Stepping up to aid the Sahel

Pissila camp, Burkina Faso, November 2019. In recent years, hundreds of thousands of people have been displaced from the Sahel region by insecurity linked to growing extremist attacks. Credit: KEYSTONE/ AP WFP/ MARWA AWAD

Western governments are meeting to discuss aid to Burkina Faso, Mali, and Niger, which will signal their appetite to continue humanitarian funding in the teeth of global recession.

A jihadist insurgency brought a surge of violence to Mali, Burkina Faso, and Niger last year. But the international response to the conflict, which has displaced 2.5 million people, has been slow.

So far, donors have provided roughly 40 percent of the funding requested by aid groups.

The Sahel is a semi-arid belt of land in West Africa running along the southern edge of the Sahara. The donor conference, to be held later this month, is an opportunity to provide much-needed humanitarian support.

Convened by Denmark and held in partnership with Germany, the EU and the UN, the conference “is being driven by [those countries], and as such they will be expected to pay,” a Geneva-based aid official told The New Humanitarian.

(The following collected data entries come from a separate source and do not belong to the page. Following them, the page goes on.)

# JoelTankard/web-rwkv-gguf

Measured on AMD Instinct MI355X. Metric: tokens/sec RWKV-7 1.5B Q4_K_M decode @1 GPU; achieved HBM GB/s vs roofline, higher is better.
Workload: dtype f16; 1 GPU; RWKV-7 World 1.5B Q4_K_M (Q4_K matrices, Q6_K head, F16 LoRA) batch=1 greedy decode, fused kernels under hipGraph; decode_engine=on, streams_per_gpu=1, pipelines_per_gpu=1, streams=1, parallelism=single

## Files before the change

### web-rwkv-gguf_amd/csrc/wrk_v7_engine.h

```cpp
#pragma once
#include <stdint.h>

#include "wrk_internal.h"

namespace wrk {

constexpr int ENG_K1_JOBS = 7;
constexpr uint32_t ENG_NO_HEAD = 0xffffffffu;

struct EngJob {
    uint32_t rows, row_bytes, f16;
    uint32_t act, mix;
    uint32_t wg0, nwg, rows_per_wg;
    uint32_t gbase;
    uint32_t headed;
};

struct EngShape {
    uint32_t D, F, H, nwg;
    uint32_t rw, ra, rg, rv;
    uint32_t rb_d, rb_f;
    uint32_t rb_w2, rb_a2, rb_g2, rb_v2;
    EngJob k1[ENG_K1_JOBS];
    uint32_t k3_rpw, k5_rpw, k6_rpw;
    uint32_t lds_slot1, lds_slot5, lds_slot6, lds_slot3, lds_xraw0, lds_xraw1, lds_xs, lds_ln, lds_misc, lds_total;
    uint32_t g_x, g_k1, g_o, g_x1, g_k, g_total, g_aux;
    float ln_eps, gn_eps, l2_eps;
    uint32_t layer_begin, layer_end, rescale;
    uint32_t batch, state_rows;
    uint32_t x_from_granules;
};

struct EngLayer {
    const uint8_t *w_r, *w_k, *w_v, *w1, *a1, *g1, *v1;
    const uint8_t *w2, *a2, *g2, *v2;
    const uint8_t *w_o, *ffn_k, *ffn_v;
};
enum { ENG_V_LN1W, ENG_V_LN1B, ENG_V_LN2W, ENG_V_LN2B, ENG_V_MIX0, ENG_V_W0 = ENG_V_MIX0 + 6, ENG_V_A0, ENG_V_V0, ENG_V_RK, ENG_V_KK, ENG_V_KA,
       ENG_V_GNW, ENG_V_GNB, ENG_V_FFNXK, ENG_NV };
enum { ENG_S_O = ENG_K1_JOBS, ENG_S_FK, ENG_S_FV, ENG_NS = 16 };

struct EngArgs {
    EngShape S;
    const EngLayer* layers;
    const void* vecs;
    const float* scal;
    unsigned long long* gran;
    const void* x_in;
    const uint32_t* x_row;
    void* x_out;
    void* v_first;
    float* state;
    uint32_t num_batch;
    uint32_t* fail;
    unsigned long long* stamps;
    uint32_t stamp_layer;
};
constexpr int ENG_STAMPS = 32;

constexpr __host__ __device__ uint32_t eng_wave_pairs(uint32_t pairs, uint32_t ncw, uint32_t wave) {
    const uint32_t simd_rank = (wave + 4u - (ncw + 2u) % 4u) % 4u;
    return pairs / ncw + ((wave / 4u) * 4u + simd_rank < pairs % ncw ? 1u : 0u);
}
constexpr __host__ __device__ uint32_t eng_wave_first_pair(uint32_t pairs, uint32_t ncw, uint32_t wave) {
    const uint32_t extra = pairs % ncw, g4 = (wave / 4u) * 4u;
    uint32_t first = wave * (pairs / ncw) + (extra < g4 ? extra : g4);
    for (uint32_t w = g4; w < wave; ++w) first += eng_wave_pairs(pairs, ncw, w) - pairs / ncw;
    return first;
}
constexpr __host__ __device__ void eng_wave_rows(uint32_t nrows, uint32_t ncw, uint32_t wave, uint32_t& begin, uint32_t& end) {
    const uint32_t pairs = (nrows + 1u) / 2u;
    const uint32_t first = eng_wave_first_pair(pairs, ncw, wave), last = first + eng_wave_pairs(pairs, ncw, wave);
    begin = 2u * first < nrows ? 2u * first : nrows;
    end = 2u * last < nrows ? 2u * last : nrows;
}
constexpr bool eng_wave_rows_ok(uint32_t ncw) {
    for (uint32_t nrows = 0; nrows <= 128; nrows += 2) {
        const uint32_t pairs = nrows / 2, most = (pairs + ncw - 1) / ncw;
// ... 33 lines not shown
```

### web-rwkv-gguf_amd/csrc/wrk_v7_engine.hip

```cpp
#include "wrk_device.h"
#include "wrk_v7.h"
#include "wrk_dmv_body.h"
#include "wrk_v7_engine.h"
#include "wrk_lora_dev.h"

#include <algorithm>
#include <string>

namespace wrk {

#define ENG_LDS __attribute__((address_space(3)))
typedef ENG_LDS unsigned char lds_u8;

#define ENG_BAR() asm volatile("s_waitcnt lgkmcnt(0)\n\ts_barrier" ::: "memory")

constexpr uint32_t ENG_SPIN_MAX = 1u << 21;

__device__ __forceinline__ uint32_t eng_tag(uint32_t layer, uint32_t stage) { return layer * 8u + stage + 1u; }

__device__ __forceinline__ void eng_store_granule(unsigned long long* g, uint32_t tag, uint32_t payload) {
    __hip_atomic_store(g, ((unsigned long long)tag << 32) | payload, __ATOMIC_RELAXED, __HIP_MEMORY_SCOPE_AGENT);
}
__device__ __forceinline__ uint32_t pack_h2(float a, float b) {
    const f16x2 h = {(f16)a, (f16)b};
// ... 105 lines not shown
    const f16x8 z = {0, 0, 0, 0, 0, 0, 0, 0};
    r.v[0] = r.v[1] = r.v[2] = r.v[3] = z;
    r.s[0] = r.s[1] = 0.0f;
    uint32_t lo, hi;
    chunk_xoff<KIND>(c, lo, hi);
    r.v[0] = *(const ENG_LDS f16x8*)(x + lo);
    if (KIND != WRK_MAT_F16) {
        r.v[1] = *(const ENG_LDS f16x8*)(x + lo + 8);
        r.v[2] = *(const ENG_LDS f16x8*)(x + hi);
        r.v[3] = *(const ENG_LDS f16x8*)(x + hi + 8);
    }
    return r;
}

template <int MAXCH>
__device__ __forceinline__ float eng_lora_dot(const f16x8 (&w)[MAXCH], const ENG_LDS f16* aux, uint32_t rank, uint32_t part) {
    float acc = 0.0f;
#pragma unroll
    for (int n = 0; n < MAXCH; ++n) {
        const uint32_t c = part * 8 + 32 * n;
        if (c < rank) {
            const f16x8 x = *(const ENG_LDS f16x8*)(aux + c);
            acc = __builtin_amdgcn_fdot2(__builtin_shufflevector(w[n], w[n], 0, 1), __builtin_shufflevector(x, x, 0, 1), acc, false);
            acc = __builtin_amdgcn_fdot2(__builtin_shufflevector(w[n], w[n], 2, 3), __builtin_shufflevector(x, x, 2, 3), acc, false);
            acc = __builtin_amdgcn_fdot2(__builtin_shufflevector(w[n], w[n], 4, 5), __builtin_shufflevector(x, x, 4, 5), acc, false);
            acc = __builtin_amdgcn_fdot2(__builtin_shufflevector(w[n], w[n], 6, 7), __builtin_shufflevector(x, x, 6, 7), acc, false);
        }
    }
    acc += dpp_f32<0xB1>(acc);
    acc += dpp_f32<0x4E>(acc);
    return acc;
}

struct EngFin {
    uint32_t act;
    float scale;
    const ENG_LDS f16* res;
    float post;
};
__device__ __forceinline__ float eng_finish(const EngFin& f, uint32_t row, float v) {
    float o = act_apply(f.act, v * f.scale);
    if (f.res) o = r16(o) + (float)f.res[row];
    return o;
}

template <int KIND, bool R16, int XI, int RB, class GIDX>
__device__ __forceinline__ void eng_rows(const lds_u8* slot, uint32_t row_bytes, uint32_t K, const ENG_LDS f16* xs, uint32_t row0, uint32_t r_begin,
                                         uint32_t r_end, const EngFin& fin, ENG_LDS uint32_t* pub, unsigned long long* gran, uint32_t tag, GIDX gidx,
                                         uint32_t lane) {
    if (r_begin >= r_end) return;
    const uint32_t kpad = (K + 15u) & ~15u;
    const uint32_t nch = num_chunks<KIND>(K, kpad);
    XRegs x[1][XI];
#pragma unroll
    for (int ci = 0; ci < XI; ++ci) {
        const uint32_t c = lane + 64u * ci;
        x[0][ci] = lds_x<KIND>(xs, min(c, nch - 1));
        if (c >= nch) {
            const f16x8 z = {0, 0, 0, 0, 0, 0, 0, 0};
            x[0][ci].v[0] = x[0][ci].v[1] = x[0][ci].v[2] = x[0][ci].v[3] = z;
        }
        x_sums<KIND>(x[0][ci]);
    }
    static_assert(RB == 2 || RB == 4, "rows per batch");
    constexpr bool PAD = XI > 1;
    for (uint32_t ri = r_begin; ri < r_end; ri += RB) {
// ... 3 lines not shown
        for (int rb = 0; rb < RB; ++rb) {
            const lds_u8* rowp = slot + (size_t)min(ri + rb, r_end - 1) * row_bytes;
#pragma unroll
            for (int ci = 0; ci < XI; ++ci) raw[rb][ci] = lds_raw<KIND>(rowp, K, min(lane + 64u * ci, nch - 1));
        }
        float v[4] = {0.0f, 0.0f, 0.0f, 0.0f};
#pragma unroll
        for (int rb = 0; rb < RB; ++rb)
            if (rb < 2 || whole) {
                float acc[1] = {0.0f};
#pragma unroll
                for (int ci = 0; ci < XI; ++ci) dot_raw_tokens<KIND, R16, 1, XI>(raw[rb][ci], min(lane + 64u * ci, nch - 1), x, ci, acc);
                v[rb] = wave_sum(acc[0]);
            }
        if (lane < RB / 2) {
            const uint32_t ra = ri + 2 * lane;
            if (ra < r_end) {
                const float o0 = eng_finish(fin, row0 + ra, lane ? v[2] : v[0]) * fin.post;
                const float o1 = eng_finish(fin, row0 + ra + 1, lane ? v[3] : v[1]) * fin.post;
                if (pub) pub[ra >> 1] = pack_h2(o0, o1);
                else eng_store_granule(gran + gidx(row0 + ra), tag, pack_h2(o0, o1));
            }
        }
    }
}

template <class GIDX>
__device__ __forceinline__ void eng_publish(const ENG_LDS uint32_t* pub, uint32_t nrows, uint32_t row0, unsigned long long* gran, uint32_t tag, GIDX gidx,
                                            uint32_t lane) {
    for (uint32_t i = lane; 2 * i < nrows; i += 64) eng_store_granule(gran + gidx(row0 + 2 * i), tag, pub[i]);
}

template <int VPT>
__device__ __forceinline__ void eng_ln_mix(bool active, const ENG_LDS f16* xraw, ENG_LDS f16* xs, ENG_LDS f16* ln_out, ENG_LDS float* red, uint32_t K, float eps,
                                           const f16x8 (&wv)[VPT], const f16x8 (&bv)[VPT], const f16x8 (&mv)[VPT], const f32x4 (&pv)[VPT][2],
                                           uint32_t tid, uint32_t lane, uint32_t wave) {
    const uint32_t nvec = K >> 3;
    f16x8 xv[VPT];
    float c0 = 0.0f;
    if (active) {
#pragma unroll
        for (int v = 0; v < VPT; ++v) xv[v] = *(const ENG_LDS f16x8*)(xraw + min(tid + 256u * v, nvec - 1) * 8);
        c0 = (float)xraw[0];
        float s1 = 0.0f, s2 = 0.0f;
#pragma unroll
        for (int v = 0; v < VPT; ++v)
            if (tid + 256u * v < nvec)
#pragma unroll
                for (int e = 0; e < 8; ++e) { const float dl = (float)xv[v][e] - c0; s1 += dl; s2 = __builtin_fmaf(dl, dl, s2); }
        s1 = wave_sum(s1);
        s2 = wave_sum(s2);
        if (lane == 0) { red[wave] = s1; red[4 + wave] = s2; }
    }
    ENG_BAR();
    if (active) {
        const float a1 = (red[0] + red[1]) + (red[2] + red[3]);
        const float a2 = (red[4] + red[5]) + (red[6] + red[7]);
        const float md = a1 / (float)K;
        const float mean = c0 + md;
        const float dev = 1.0f / sqrtf(fmaxf(a2 / (float)K - md * md, 0.0f) + eps);
#pragma unroll
        for (int v = 0; v < VPT; ++v) {
            const uint32_t i = tid + 256u * v;
            if (i >= nvec) continue;
            f16x8 yv, o;
#pragma unroll
            for (int e = 0; e < 8; ++e) {
                yv[e] = (f16)__builtin_fmaf(((float)xv[v][e] - mean) * dev, (float)wv[v][e], (float)bv[v][e]);
                o[e] = (f16)wgsl_mix((float)yv[e], pv[v][e >> 2][e & 3], (float)mv[v][e]);
            }
            *(ENG_LDS f16x8*)(xs + i * 8) = o;
            *(ENG_LDS f16x8*)(ln_out + i * 8) = yv;
        }
    }
    ENG_BAR();
}
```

The United States has already announced $152m in new aid.

Overall, global humanitarian spending is around $3bn more this year than at the same time in 2019 - a total of $11.25bn versus $8.24bn - although overall humanitarian needs are much larger, the official said. That is despite coronavirus-triggered economic woes.

The funding outlook for humanitarian initiatives in 2021 remains unknown, “but the early indications are that key donors like the European Union will remain solid,” said Jens Laerke, deputy spokesperson of the UN's aid coordination body, OCHA. Where there has been far less generosity is in addressing gender-based violence. Only eight percent of a $434m global appeal has so far been raised, although the vulnerability of women and children during lockdowns has been well documented.

For background on the Sahel crisis, read The New Humanitarian's 2019 series, The Sahel in flames.

*This article has been corrected to clarify that Western Governments will meet later this month to discuss aid, but have not as yet pledged aid.